The Common Multiples Theory

26 06 2010

In math, fractions can be divided by other numbers called multiples; some numbers have more common multiples than others (this is about the extent of math skills as evidenced by my near-failing grade in Math 11). This can also be applied to people, I’ve found.

He’s young, outgoing, and really good-looking. As much as people in general frown upon (okay, more like hate) racism, it still goes on quietly, with little or no backlash. It seems that if you’re white, it’s almost the “standard”, or the most common denominator, at least among gay men (I don’t know about the heteros, but I”m sure it’s at least similar). Being a denominator with many common multiples means you’re divisible by more people — more people are into you, essentially.

Take my friend Dan. He’s intelligent, outgoing, and good-looking and the kind of guy that a lot of people would be into — Asians like him because he’s, well, white and attractive (another topic altogether of how/why Asians are into white men); the other caucasians like him since he’s probably holds the same ideals, has had a similar upbringing, and can speak English (though of course, that’s an assumption nonetheless); and everyone else… well, North American society is so saturated with white folks — think of all the movies, music, tv shows that feature prominent white characters or have an all-white cast — that it’s become the standard of beauty. Dan is a common multiple amongst many, many people but it works both ways too. He sees past the color of your skin, and he doesn’t hold any sort of sexual racism. As easily as people are into him, he’s into them the same; the greater amount of multiples (in this case, people), theoretically, the greater the chance of liking.

With that principle in mind, the laws of sexual racism come into play. Browse the men for men personal ads on craigslist and you’ll find the most unabashedly open racists there. Nothing suggesting death or a one-race by any means, but something different. I particularly like how, in an attempt to cover up their racism, some guys write “Sorry, it’s just a preference” after stating something like, “Not into Asians”. The term “Asians”, in this case, encompasses those of Chinese, Japanese, and Korean backgrounds and it appears that most of the people who say such things are caucasians or other races. Rarely do you find ads saying, “Not into caucasians” (I won’t delve too much into sexual racism because I could go on and on and since this is about The Common Multiples Theory, I had to mention it briefly).

Does this mean that being Asian automatically puts you at a disadvantage to having multiples? Not necessarily. Take my friend Matt. He’s quirky, humorous, and fun to be around. He’s also half-filipino and half-vietnamese and although not “Asian”, he is clearly is. But he’s had relationships before (how many, I don’t know but they all seem fairly significant); and having been born and raised in Vancouver, he has an air of Western culture to him that make him seem more “white” than traditionally Asian. I believe Matt and others similar to him are the exception — not because they are white-washed but because they are outgoing and charming enough to allow others to see past their skin and into their personality. It also probably doesn’t hurt that he dresses not flamboyantly, but attractively, in the sense that people would notice him on the street. Matt strikes me as the kind of person who doesn’t have to look very hard to find someone who would like and want to date him, and despite the fact that he is Asian, he also has many common multiples.

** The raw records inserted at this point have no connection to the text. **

constexpr int WG_NZ = 16;
__global__ __launch_bounds__(256) void heads_wg_reduce1(const float* __restrict__ slabs, int G, int S,
                                                        float* __restrict__ part) {
  const int e = blockIdx.x * 256 + threadIdx.x;
  if (e >= S) return;
  const int z = blockIdx.y, g0 = z * G / WG_NZ, g1 = (z + 1) * G / WG_NZ;
  float v = 0.f;
#pragma unroll 8
  for (int g = g0; g < g1; ++g) v += slabs[(size_t)g * S + e];
  part[(size_t)z * S + e] = v;
}
template <int C, int F>
__global__ __launch_bounds__(256) void heads_wg_reduce2(const float* __restrict__ part, float* dw3m,
                                                        float* dw3v, float* dw2m, float* dw2v) {
  constexpr int S = wg_slab<C, F>(), NC = C / 16, NF = F / 16;
  const int e = blockIdx.x * 256 + threadIdx.x;
  if (e >= S) return;
  float v = 0.f;
#pragma unroll
  for (int z = 0; z < WG_NZ; ++z) v += part[(size_t)z * S + e];
  const int r = e & 3, lane = (e >> 2) & 63, tp = e >> 8;
  const int m = 4 * (lane >> 4) + r, n = lane & 15;
  if (tp < nt3<C, F>()) {
    const int h = tp / (NF * NC), fb = (tp / NC) % NF, cb = tp % NC;
    float* d = h ? dw3v : dw3m;
    if (d) d[(16 * fb + m) * C + 16 * cb + n] = v;
  } else {
    const int t = tp - nt3<C, F>(), h = t / (NC * NC), ob = (t / NC) % NC, ib = t % NC;
    float* d = h ? dw2v : dw2m;
    if (d) d[(16 * ob + m) * C + 16 * ib + n] = v;
  }
}
template <int C, int F>
int launch_wg_reduce(const HeadArgs& a, float* dw3m, float* dw3v, float* dw2m, float* dw2v, hipStream_t st) {
  constexpr int S = wg_slab<C, F>();
  const int G = mid_grid(a.N);
  float* part = a.wg_ws + (size_t)G * S;
  heads_wg_reduce1<<<dim3((S + 255) / 256, WG_NZ), 256, 0, st>>>(a.wg_ws, G, S, part);
  MLVAE_CHECK_LAUNCH();
  heads_wg_reduce2<C, F><<<(S + 255) / 256, 256, 0, st>>>(part, dw3m, dw3v, dw2m, dw2v);
  MLVAE_CHECK_LAUNCH();
  return 0;
}

template <int C, int F>
int launch_bias_reduce(const HeadArgs& a, int n1, float* db3m, float* db3v, float* db2m, float* db2v,
                       float* db1, hipStream_t st) {
  constexpr int NBS = nbs<C, F>();
  const int nwg = (a.N + RT - 1) / RT;
  float* slices = a.bias_ws + (size_t)nwg * NBS;
  heads_bias_reduce1<<<dim3((NBS + 31) / 32, RSL), 256, 0, st>>>(nwg, NBS, a.bias_ws, slices);
  MLVAE_CHECK_LAUNCH();
  heads_bias_reduce2<<<(NBS + 255) / 256, 256, 0, st>>>(NBS, F, C, n1, slices, db3m, db3v, db2m, db2v, db1);
  MLVAE_CHECK_LAUNCH();
  return 0;
}

}

extern "C" int mlvae_gemm_bf16(int trans_a, int trans_b, int M, int N, int K, int batch,
                               const void* A, int lda, long long a_bstride, const void* B, int ldb,
                               long long b_bstride, float* C, int ldc, long long c_bstride,
                               float beta, const float* bias1, const float* bias2, int epi,
                               const float* aux, int ldaux, int kshift_T, int kshift,
                               int kshift_bstep, unsigned long long drop_seed,
                               unsigned long long drop_offset, float drop_p,
                               float* ws, size_t ws_bytes, void* stream);

extern "C" int mlvae_heads_partials_count(int B, int T) { return (B * T + RT - 1) / RT; }

extern "C" int mlvae_heads_supported(int C, int F, int H2) {
  return C == 64 && (F == 64 || F == 80) && H2 > 0 && H2 % 128 == 0;
}

extern "C" size_t mlvae_heads_bias_workspace_size(int B, int T, int F, int C) {
  return (size_t)((B * T + RT - 1) / RT + RSL) * (2 * F + 4 * C) * sizeof(float);
}

extern "C" int mlvae_heads_set_nt_mode(int mode) {
  if (mode < 0 || mode > 2) {
    mlvae_set_error("heads: nt mode %d (0 off, 1 auto, 2 always)", mode);
    return 1;
  }
  g_heads_nt = mode;
  return 0;
}
extern "C" size_t mlvae_heads_wgrad_workspace_size(int B, int T, int F, int C) {
  if (C != 64 || (F != 64 && F != 80) || B <= 0 || T <= 0) return 0;
  const size_t S = F == 80 ? wg_slab<64, 80>() : wg_slab<64, 64>();
  return ((size_t)mid_grid(B * T) + WG_NZ) * S * sizeof(float);
}

static int heads_impl(int B, int T, int F, int C, int H2, int loss_type, int train,
                      const void* y_bf16, const void* w1_bf16, const void* w1t_bf16,
                      const float* b1, const float* w2m, const float* b2m,
                      const float* w3m, const float* b3m, const float* w2v,
                      const float* b2v, const float* w3v, const float* b3v,
                      const float* x, const float* lens, const int* count,
                      float rec_scale, float* p1, float* p2m, float* p2v, float* mux,
                      float* lvx, float* dmux, float* dlvx, float* dp2m, float* dp2v,
                      float* dp1, float* dy, float* partials, float* bias_ws, size_t bias_ws_bytes,
                      float* db3m, float* db3v, float* db2m, float* db2v, float* db1, int saved_bf16,
                      float* wg_ws, size_t wg_ws_bytes, float* dw3m, float* dw3v, float* dw2m,
                      float* dw2v, const void* w1_split, void* stream);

So where do I fit into this theory? Shortly put, I feel like a prime number, only divisible by 1 and itself (one being my left hand and itself being me).

I’m not as outgoing as Dan nor Matt (or at least not upon first meeting), and I don’t feel like I particularly stand out against a crowd like Matt. I’m not super Asian, having grown up here in Vancouver, so I don’t hold those traditional beliefs nor am I taking any ESL coursese. Though Asians are attracted to other Asians, I’ve found that a lot of them are closeted or looking for someone more like them/a white boyfriend, and I’m not that. Caucasian guys probably rule me out because of how I look (unless someone tells me otherwise, that’s what I’m going with because honestly, very few have actually even replied to my messages or whatnot). At the same time, I’m not super white-washed — I’m sort of this in between hybrid of the two. At times I feel like an anomaly while everyone around me and their multiples are out getting it on.

Perhaps I’ve failed to taken into account another common factor between Dan and Matt — that both go out clubbing. Though this may seem trivial, clubbing is equivalent in the gay world as Comic Con to the geeks. It’s the meeting place (among other things) for the queers to go and meet others like them, and where I don’t particularly have fun.

Whatever the case, I remain a prime number, at least for the time being.